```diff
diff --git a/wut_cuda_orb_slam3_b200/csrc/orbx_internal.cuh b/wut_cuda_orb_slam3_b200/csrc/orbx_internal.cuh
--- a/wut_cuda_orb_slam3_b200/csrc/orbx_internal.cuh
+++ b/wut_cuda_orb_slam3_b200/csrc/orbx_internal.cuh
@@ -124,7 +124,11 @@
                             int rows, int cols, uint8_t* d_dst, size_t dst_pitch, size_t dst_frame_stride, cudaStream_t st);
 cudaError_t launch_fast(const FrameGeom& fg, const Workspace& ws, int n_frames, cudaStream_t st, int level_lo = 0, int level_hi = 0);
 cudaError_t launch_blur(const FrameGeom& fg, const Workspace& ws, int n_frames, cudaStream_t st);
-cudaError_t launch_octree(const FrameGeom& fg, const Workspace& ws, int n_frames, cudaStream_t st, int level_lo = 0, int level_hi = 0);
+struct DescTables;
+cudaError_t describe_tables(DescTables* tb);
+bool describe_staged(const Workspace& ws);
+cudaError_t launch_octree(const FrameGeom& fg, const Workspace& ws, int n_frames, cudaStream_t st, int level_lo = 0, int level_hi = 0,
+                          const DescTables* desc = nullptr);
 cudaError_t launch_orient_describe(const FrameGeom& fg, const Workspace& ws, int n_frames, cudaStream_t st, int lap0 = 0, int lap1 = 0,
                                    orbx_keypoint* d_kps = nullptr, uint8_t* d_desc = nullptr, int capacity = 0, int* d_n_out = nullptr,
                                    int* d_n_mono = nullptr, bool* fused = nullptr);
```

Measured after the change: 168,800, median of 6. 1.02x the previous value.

# What you have to do:
All of the data is to be transcribed exactly as written.

# Result below:
```diff
diff --git a/wut_cuda_orb_slam3_b200/csrc/orbx_internal.cuh b/wut_cuda_orb_slam3_b200/csrc/orbx_internal.cuh
--- a/wut_cuda_orb_slam3_b200/csrc/orbx_internal.cuh
+++ b/wut_cuda_orb_slam3_b200/csrc/orbx_internal.cuh
@@ -124,7 +124,11 @@
                             int rows, int cols, uint8_t* d_dst, size_t dst_pitch, size_t dst_frame_stride, cudaStream_t st);
 cudaError_t launch_fast(const FrameGeom& fg, const Workspace& ws, int n_frames, cudaStream_t st, int level_lo = 0, int level_hi = 0);
 cudaError_t launch_blur(const FrameGeom& fg, const Workspace& ws, int n_frames, cudaStream_t st);
-cudaError_t launch_octree(const FrameGeom& fg, const Workspace& ws, int n_frames, cudaStream_t st, int level_lo = 0, int level_hi = 0);
+struct DescTables;
+cudaError_t describe_tables(DescTables* tb);
+bool describe_staged(const Workspace& ws);
+cudaError_t launch_octree(const FrameGeom& fg, const Workspace& ws, int n_frames, cudaStream_t st, int level_lo = 0, int level_hi = 0,
+                          const DescTables* desc = nullptr);
 cudaError_t launch_orient_describe(const FrameGeom& fg, const Workspace& ws, int n_frames, cudaStream_t st, int lap0 = 0, int lap1 = 0,
                                    orbx_keypoint* d_kps = nullptr, uint8_t* d_desc = nullptr, int capacity = 0, int* d_n_out = nullptr,
                                    int* d_n_mono = nullptr, bool* fused = nullptr);
```

Measured after the change: 168,800, median of 6. 1.02x the previous value.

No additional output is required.